How did I become a feminist without knowing it?

Answer: I was raised by my grandmother.

I started thinking about this after reading a post that The Rotund has up on her LiveJournal*, dealing with a blatantly sexist comment.

Here’s the part of my comment that really got me thinking:

But then, I was raised to believe that I was just as good as any man. I didn’t learn about feminism, as such, but a lot of the standards by which my grandmother raised me were, in fact, feminist. We just didn’t call it that.

See, my grandmother came of age in the 50’s.  You know the stereotypical image of a 50’s housewife?  That was her.  She would bake cookies and was on the PTA and all that shit.

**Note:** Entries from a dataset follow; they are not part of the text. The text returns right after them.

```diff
-            bool up = lo_up;
-            if (!hi_up && !lo_up) up = dhi < dlo;
-            const int dir = up ? 1 : -1;
-            if (w.axis) {
-                w.ci += dir;
-                w.bi = up ? wrap5(w.bi + 1) : (w.bi == 0 ? 4 : w.bi - 1);
-                w.known = up ? (w.known >> 5) : ((w.known << 5) & 0x1FFFFFFu);
-                w.found0 = 0;
-            } else {
-                w.cj += dir;
-                w.bj = up ? wrap5(w.bj + 1) : (w.bj == 0 ? 4 : w.bj - 1);
-                w.known = up ? ((w.known & ~0x0108421u) >> 1) : ((w.known & ~0x1084210u) << 1);
-                w.found1 = 0;
-            }
-            w.c0 = up ? dhi : dlo;
-            if (++moves > UMPA_MOVE_CAP) {
-                w.status = st & ~UMPA_ST_OK;
-                w.phase = PH_DONE;
-                return;
-            }
-        }
-    }
-    if (w.need) {
-        w.g = __ffs(w.need) - 1;
-        w.phase = PH_GATHER;
-        w.req_i = w.ci + w.ip + (w.g >> 2) - 2;
-        w.req_j = w.cj + w.jp + (w.g & 3) - 2;
-        return;
-    }
-    w.live = w.kept;
-    w.status = st;
-    w.phase = PH_FIT;
+            w.live = w.kept;
+            w.status = st;
+        }
+    }
 }
 
 #ifndef UMPA_WALK_GUESS
```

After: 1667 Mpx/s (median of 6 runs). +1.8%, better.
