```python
def _cbr3(cin, cout, k=3, s=1, p=1):
    return nn.Sequential(nn.Conv3d(cin, cout, kernel_size=k, stride=s, padding=p, dilation=1, bias=False),
                         nn.BatchNorm3d(cout), nn.ReLU(inplace=True))


class _PsmHourglassParams(nn.Module):
    def __init__(self, c):
        super().__init__()
        self.conv1, self.conv2 = _cbr3(c, 2 * c, 3, 2, 1), _cb3(2 * c, 2 * c, 3, 1, 1)
        self.conv3, self.conv4 = _cbr3(2 * c, 2 * c, 3, 2, 1), _cbr3(2 * c, 2 * c, 3, 1, 1)
        self.conv5, self.conv6 = _db3(2 * c, 2 * c), _db3(2 * c, c)


class _PsmAggregatorParams(nn.Module):
    def __init__(self, max_disp, in_planes=64):
        super().__init__()
        self.max_disp = max_disp
        self.dres0 = nn.Sequential(_cbr3(in_planes, 32), _cbr3(32, 32))
        self.dres1 = nn.Sequential(_cbr3(32, 32), _cb3(32, 32, 3, 1, 1))
        self.dres2, self.dres3, self.dres4 = _PsmHourglassParams(32), _PsmHourglassParams(32), _PsmHourglassParams(32)
        for i in (1, 2, 3):
# ... 52 lines not shown
```

### openstereo_b200/ops.py

```python
import math

import torch

from . import _lib

ACT_NONE, ACT_RELU, ACT_LEAKY, ACT_RELU6 = 0, 1, 2, 3
TC_WIDTH = 128
TC_KC = 32


_LAUNCH_DEVICE = [None]


def _stream(t):
    _LAUNCH_DEVICE[0] = t.device.index
    return torch.cuda.current_stream(t.device).cuda_stream


def _same_device(*tensors):
    devs = {t.device for t in tensors if t is not None}
    if len(devs) > 1:
        raise RuntimeError("openstereo_b200: operands live on different devices: %s" % sorted(str(d) for d in devs))


# ... 140 lines not shown
    ys, _ = _prep(y, "y")
    assert xs.dim() == 4 and xs.shape == ys.shape
    _same_device(xs, ys)
    b, c, h, w = xs.shape
    assert c % group == 0
    out = torch.empty((b, group, maxdisp + 1, h, w), dtype=torch.float32, device=xs.device)
    if out.numel():
        _call("osb_gwc_volume_sum_fwd", xs.data_ptr(), ys.data_ptr(), out.data_ptr(), b, c, h, w, maxdisp + 1, group, _stream(out))
    return out.to(dt)


def build_sub_volume(feat_l, feat_r, maxdisp):
    l, dt = _prep(feat_l, "feat_l")
    r, _ = _prep(feat_r, "feat_r")
    assert l.dim() == 4 and l.shape == r.shape
    _same_device(l, r)
    b, c, h, w = l.shape
    out = torch.empty((b, maxdisp, h, w), dtype=torch.float32, device=l.device)
    if out.numel():
        _call("osb_sub_volume_fwd", l.data_ptr(), r.data_ptr(), out.data_ptr(), b, c, h, w, maxdisp, _stream(out))
    return out.to(dt)
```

But she had another side to her.  Once her children were old enough to be left on their own (or to be left in charge of their older siblings), she went to work.  Not on a permanent, full-time basis, but when they needed the extra money, she would work.  (My grandfather was a carpenter, which meant money would get extremely tight in the winters, or when the housing market was slow.)  And when she went to work?  The family helped.  She didn’t go to work all day and then come home and do all the housework.  My father and aunts and uncles had jobs, and they did them.  She did every job you could think of – including working in a bomb factory during the Korean War.  Seriously.  If you ever piss this woman off, she could literally blow your ass up.

And she raised her children, even then, to believe that they could do or be anything they wanted, regardless of their gender.  In fact, when my aunt B became pregnant at 16, the biggest problem my grandmother had with the whole situation was that it would prevent aunt B from getting an education (meaning beyond high school) and being able to “make something” of her life.  She had the same problem with me when I became pregnant with Number One Daughter at 18.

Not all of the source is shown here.